I've not been keen on heights. Again, I don't freak out, or fall apart, but I let my general unhappiness be known. I have been to the top of Cardiff Castle, not an entirely happy experience.

So, when I was invited to go on a tour of Ely Cathedral, I was curious. I was asked if I would be worried about heights and tight places, because there would be both. There are about 170 steps in very tight conditions to take you to the top of the Cathedral which is about 120 ft. I said I was up for it. And I was.

Going up, it wasn't the very tight space which was the issue. Put it this way, if there is ever a space to elicit a freak-out response, heading up to look at the Octagon is it. It starts out reasonable, but on the third leg of the ascent, the staircase becomes a very, very small space with people above and behind you. No, the issue for me was my level of fitness i.e. the heaving chest and the burning calves. My Goddess do I ever need to sort out an exercise regime. 170 bloody tiny steps to walk up and down again!

Once up there, I looked out towards Cambridge and across the fens.

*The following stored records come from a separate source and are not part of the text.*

@@ -493,8 +512,12 @@
   const int64_t tiles = max_tiles(d, BN, d->num_groups > 1 ? d->num_groups : 0);
   if (pair) {
     const int64_t m_tiles = (d->m + BM - 1) / BM, pairs = (tiles / m_tiles + 1) / 2 * m_tiles;
-    return launch_persistent_pairs<gemm_kernel<128, false, ARIA_EPI_LINEAR, false, true>>(
-        "gemm_kernel", GEMM_THREADS, gemm_smem_bytes<128>(), pairs, stream, tmA, tmB[0], tmB[1], tmB[2], p);
+#define ARIA_LAUNCH_PAIRS(BN_)                                                                                             \
+  return launch_persistent_pairs<gemm_kernel<BN_, false, ARIA_EPI_LINEAR, false, true>>(                                   \
+      "gemm_kernel", GEMM_THREADS, gemm_smem_bytes<BN_>(), pairs, stream, tmA, tmB[0], tmB[1], tmB[2], p)
+    if (BN == 192) ARIA_LAUNCH_PAIRS(192);
+    ARIA_LAUNCH_PAIRS(128);
+#undef ARIA_LAUNCH_PAIRS
   }
 #define ARIA_LAUNCH(BN_, MN_, EPI_, ...)                                                                                     \
   return launch_persistent<gemm_kernel<BN_, MN_, EPI_, ##__VA_ARGS__>>("gemm_kernel", GEMM_THREADS,                          \
@@ -517,8 +540,21 @@
 #undef ARIA_LAUNCH
 }
 
+static int gemm_run(const aria_gemm_desc_t* d, const float* b_scale, cudaStream_t stream) {
+  const int rc = gemm_check(d, b_scale);
+  if (rc) return rc;
+  if (d->m == 0) return ARIA_OK;
+  const bool pair = gemm_pairs(d, b_scale);
+  return gemm_launch(d, b_scale, gemm_tile_width(d, pair), pair, stream);
+}
+
 extern "C" int aria_gemm(const aria_gemm_desc_t* d, aria_stream_t stream) {
   return gemm_run(d, nullptr, reinterpret_cast<cudaStream_t>(stream));
+}
+
+extern "C" int aria_gemm_tile_width(const aria_gemm_desc_t* d) {
+  const int rc = gemm_check(d, nullptr);
+  return rc ? rc : gemm_tile_width(d, gemm_pairs(d, nullptr));
 }
 
 int aria::grouped_gemm(const void* a, const void* b, const float* b_scale, void* out, const int32_t* offsets, int64_t rows,
diff --git a/aria_b200/csrc/gemm_common.cuh b/aria_b200/csrc/gemm_common.cuh
--- a/aria_b200/csrc/gemm_common.cuh
+++ b/aria_b200/csrc/gemm_common.cuh
@@ -10,6 +10,7 @@
 constexpr int GEMM_THREADS = 384;
 constexpr int CONSUMER_WARPS = 8;
 constexpr int acc_ld(int BN) { return BN + 4; }
+constexpr int stage_cols(int BN) { return BN == 192 ? 96 : BN; }
 
 struct GemmParams {
   int M, N, K;
@@ -175,11 +176,11 @@
 }
 
 template <int BN, int EPI>
-ARIA_DEVICE void epilogue_tile(const GemmParams& p, const float* acc, const int n_out_total, const int n_idx,
+ARIA_DEVICE void epilogue_tile(const GemmParams& p, const float* acc, const int n_out_total, const int col0,
                                const int64_t grow, const bool row_ok, const int half, const int grp = 0, const int r_in_grp = 0) {
   constexpr int OUT_BN = (EPI == ARIA_EPI_SWIGLU) ? BN / 2 : BN;
   if constexpr (EPI == ARIA_EPI_SWIGLU) {
-    __nv_bfloat16* orow = p.out[0] + grow * p.ldo + n_idx * OUT_BN;
+    __nv_bfloat16* orow = p.out[0] + grow * p.ldo + col0;
     constexpr int NCH = OUT_BN / 32;
     const int cb = (half * NCH / 2) * 32, ce = half ? OUT_BN : (NCH / 2) * 32;
 #pragma unroll 1
@@ -201,14 +202,13 @@
       if (row_ok) {
 #pragma unroll
         for (int q = 0; q < 4; ++q) {
-          const int col = n_idx * OUT_BN + c + q * 8;
+          const int col = col0 + c + q * 8;
           if (col + 8 <= p.N)
             *reinterpret_cast<uint4*>(orow + c + q * 8) = make_uint4(o[q * 4], o[q * 4 + 1], o[q * 4 + 2], o[q * 4 + 3]);
         }
       }
     }
   } else if constexpr (EPI == ARIA_EPI_LINEAR) {
-    const int col0 = n_idx * BN;
     const int seg = col0 / p.N;
     const __nv_bfloat16* bias = p.bias[seg];
     __nv_bfloat16* orow = p.out[0] + grow * p.ldo + col0;
@@ -274,7 +274,6 @@
       }
     }
   } else {
-    const int col0 = n_idx * BN;
     const int seg = col0 / p.N;
     const int cseg0 = col0 - seg * p.N;
     const int b = static_cast<int>(grow / p.rows_per_batch);
@@ -333,9 +332,8 @@
 }
 
 template <int BN>
-ARIA_DEVICE void heads_store_tile(const GemmParams& p, const float* stg, int cw, int m_idx, int n_idx, int row0, int rows) {
+ARIA_DEVICE void heads_store_tile(const GemmParams& p, const float* stg, int cw, int m_idx, int col0, int row0, int rows) {
   constexpr int ACC_LD = acc_ld(BN), CH = BN / 8;
-  const int col0 = n_idx * BN;
   const int seg = col0 / p.N;
   const int cseg0 = col0 - seg * p.N;
   const __nv_bfloat16* bias = p.bias[seg];
@@ -372,31 +370,39 @@
 ARIA_DEVICE void stage_and_epilogue(const GemmParams& p, float* stg, const ConsumerThread& ct, const float (&acc)[BN / 2],
                                     const float2 (&bsc)[BN / 8], float as0, float as1, int n_out_total, int grp, int m_idx,
                                     int n_idx, int row0, int rows) {
-  constexpr int ACC_LD = acc_ld(BN);
+  constexpr int SL = stage_cols(BN);
+  constexpr int ACC_LD = acc_ld(SL);
+  constexpr int OUT_BN = (EPI == ARIA_EPI_SWIGLU) ? BN / 2 : BN;
+  static_assert(SL == BN || (EPI == ARIA_EPI_LINEAR && BN % SL == 0 && SL % 32 == 0), "LINEAR slices of whole 32-column chunks");
   auto scaled = [](float a, float as, float bs) {
     if constexpr (SCALE == AccScale::ROW_COL) return a * as * bs;
     else if constexpr (SCALE == AccScale::COL) return a * bs;
     else return a;
   };
-  named_bar_sync(1 + ct.cw, 128);
-#pragma unroll
-  for (int j = 0; j < BN / 8; ++j) {
-    float* d0 = stg + ct.frag_row * ACC_LD + 8 * j + ct.frag_col;
-    *reinterpret_cast<float2*>(d0) = make_float2(scaled(acc[4 * j], as0, bsc[j].x), scaled(acc[4 * j + 1], as0, bsc[j].y));
-    *reinterpret_cast<float2*>(d0 + 8 * ACC_LD) =
-        make_float2(scaled(acc[4 * j + 2], as1, bsc[j].x), scaled(acc[4 * j + 3], as1, bsc[j].y));
-  }
-  named_bar_sync(1 + ct.cw, 128);
-  if constexpr (EPI == ARIA_EPI_HEADS) {
-    if (!((p.rope_mask >> (n_idx * BN / p.N)) & 1)) {
-      heads_store_tile<BN>(p, stg, ct.cw, m_idx, n_idx, row0, rows);
-      return;
-    }
-  }
-  const int r_in_grp = m_idx * BM + ct.epi_row;
-  const bool row_ok = r_in_grp < rows;
-  const int64_t grow = static_cast<int64_t>(row0) + r_in_grp;
-  epilogue_tile<BN, EPI>(p, stg + ct.epi_row * ACC_LD, n_out_total, n_idx, grow, row_ok, ct.half, grp, r_in_grp);
-}
-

I enjoyed looking down on a nesting dove and at the people walking around the Cathedral grounds. I was laughing and joking. In other words, I was fine.

I was comfortable and happy (a bit chilly, because obviously it's March weather in the beginning of June) and I had a lovely time.

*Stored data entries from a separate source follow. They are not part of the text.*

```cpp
struct InstanceConst
{
  const float* centers;
  const float* cov6;
  const void*  rgba;
  const float* rgbaF32;
  const float* alpha;
  const float* maxScale;
  const float* partBox;
  const void*  sh;
  const float* scales;
  const float* rotations;
  float        model[16];
  float        modelInv[16];
  float        modelView[16];
  float        camModel[3];
  float        modelAxisMax;
  float        modelScale;
  uint32_t     count;
  uint32_t     modelIsIdentity;
  uint32_t     modelIsAffine;
  uint32_t     globalOffset;
// ... 39 lines not shown
  float    gutFocal[2];
  float    gutMaxAngle;
  float    viewInv[16], projInv[16];
  int32_t  stochastic;
  int32_t  dofMode;
  int32_t  frameSampleId;
  int32_t  temporalSampling;
  float    focusDist, aperture;
  int32_t  kernelDegree;
  int32_t  normalMethod;
  int32_t  rideShift;
  int32_t  rideShapes;
  uint32_t rideEscape;
  int32_t  perspAffine;
  int32_t  rideSplit;
  int32_t  lightingMode;
  float    cameraPos[3];
  float    lightViewInv[16], lightProjInv[16];
};

struct FrameArgs
{
  FrameConst    f;
  InstanceConst inst[kMaxInstances];
};

struct CompositeArgs
{
  int32_t width, height;
  int32_t tilesX;
// ... 222 lines not shown
```

vk_gaussian_splatting_amd/csrc/k_project.hip:

```cpp
#include <cstdio>
#include <cstdlib>
#include <vector>
#include "kernels_common.h"
#include "launchers.h"
#include "slot_emit.h"
#include "partition_cull.h"

namespace mgs {

#ifndef MGS_PRJ_THREADS
#define MGS_PRJ_THREADS 256
#endif
constexpr int kPrjThreads = MGS_PRJ_THREADS;
constexpr int kPrjWaves   = kPrjThreads / 64;
constexpr int kPrjItems   = 2048 / kPrjThreads;
constexpr int kPrjPart    = kPrjThreads * kPrjItems;
static_assert(kPrjItems * kPrjWaves == 32 && kPrjPart == 2048, "the round x wave table of scanRoundWaveCounts has 32 entries");

struct Projected
{
  SplatRec rec;
  uint32_t rect;
};

struct SplatFetch
{
  float  alpha;
  float  px, py, pz;
  float4 cA;
  float2 cB;
};
__device__ __forceinline__ SplatFetch fetchSplat(const InstanceConst& I, uint32_t li)
{
  SplatFetch f;
  f.alpha = I.alpha[li];
  f.px  = I.centers[3 * (size_t)li + 0];
  f.py  = I.centers[3 * (size_t)li + 1];
  f.pz  = I.centers[3 * (size_t)li + 2];
  f.cA  = reinterpret_cast<const float4*>(I.cov6)[li];
  f.cB  = reinterpret_cast<const float2*>(I.cov6 + 4 * (size_t)I.count)[li];
  return f;
}

__device__ __forceinline__ float fastRcp(float x) { return __builtin_amdgcn_rcpf(x); }
__device__ __forceinline__ float fastSqrt(float x) { return __builtin_amdgcn_sqrtf(x); }
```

Here's the thing: I had to consciously notice this difference in my response. Big deal? It's more like a little deal. It was something that I used to do, and now I don't do it any more. A bit like my smoking. So the answer is still a resounding yes, NLP is good for me and I still believe it's a great thing for other people too. 


  1. Well, from what I can see, its made a difference in you! You seem more self assured, less anxious and appear to have more of a daily purpose.

    I am claustrophobic too, with a fear of heights (some times) and while I've been able to get past some of the fear in order to enjoy things (as you were able to with the castle, the few moments of being uncomfortable you were rewarded with a gorgeous view) I have also found that I don't "need" to confront every fear.

    Before moving away from Sydney, I was asked if I wanted to do bridge climb on the Sydney Harbour Bridge. Now I know you are hooked on to the bridge with strong cables, and you see an amazing view, I know I would have been very nervous NOT to climb to the top of the bridge but getting down and I know it would have been really windy. I didn't do it. And I'm ok with that. I didn't feel a need to see that or do that to overcome my fear of heights. Why put myself through that in order to see a view? I've seen plenty of views, I lived on a cliff just east of the bridge and had a great view. I didn't regret not climbing it. Sometimes we should listen to our fears, they are there for reason!

    1. Hello Unknown!

      You hit the nail on the head, NLP has been great for me. And yes, I do feel more self-assured and less anxious. I'm not sure about the daily purpose, but yes, I'm certainly more able to get out there and do shit.

      During the phobia training day, when Richard asked whether if there were people who were afraid of snakes in the audience, a woman from Africa put her hand up. Richard refused to work with her on the basis that her fear response was appropriate. There were poisonous snakes where she lived; it was a good thing for her to avoid them vigourously.

      As for seeing Sydney from the top of the bridge, I would have held everyone's coats and waited as well.

    2. Hey I'm not UNKNOWN! It's La Diva!

    3. Oh no! Sorry darling (I thought it was you, but I was playing it safe).

      Blogger isn't showing that it's you!

      I'd never, ever blank you.

  2. (so I think I DO know you...a bit more each day!)

    1. Yes, you certainly do!


      And vice versa.

    2. I just didn't want you to think I was some lurker watching you and commenting on your progress! haha! loves you girl! ONWARD AND UPWARD! OXOX

  3. Controlling fear is a lifelong pursuit, often times accompanies by a heaving chest and burning calves. :-)


    1. As long as it's about controlling fear and not the other way around. :-)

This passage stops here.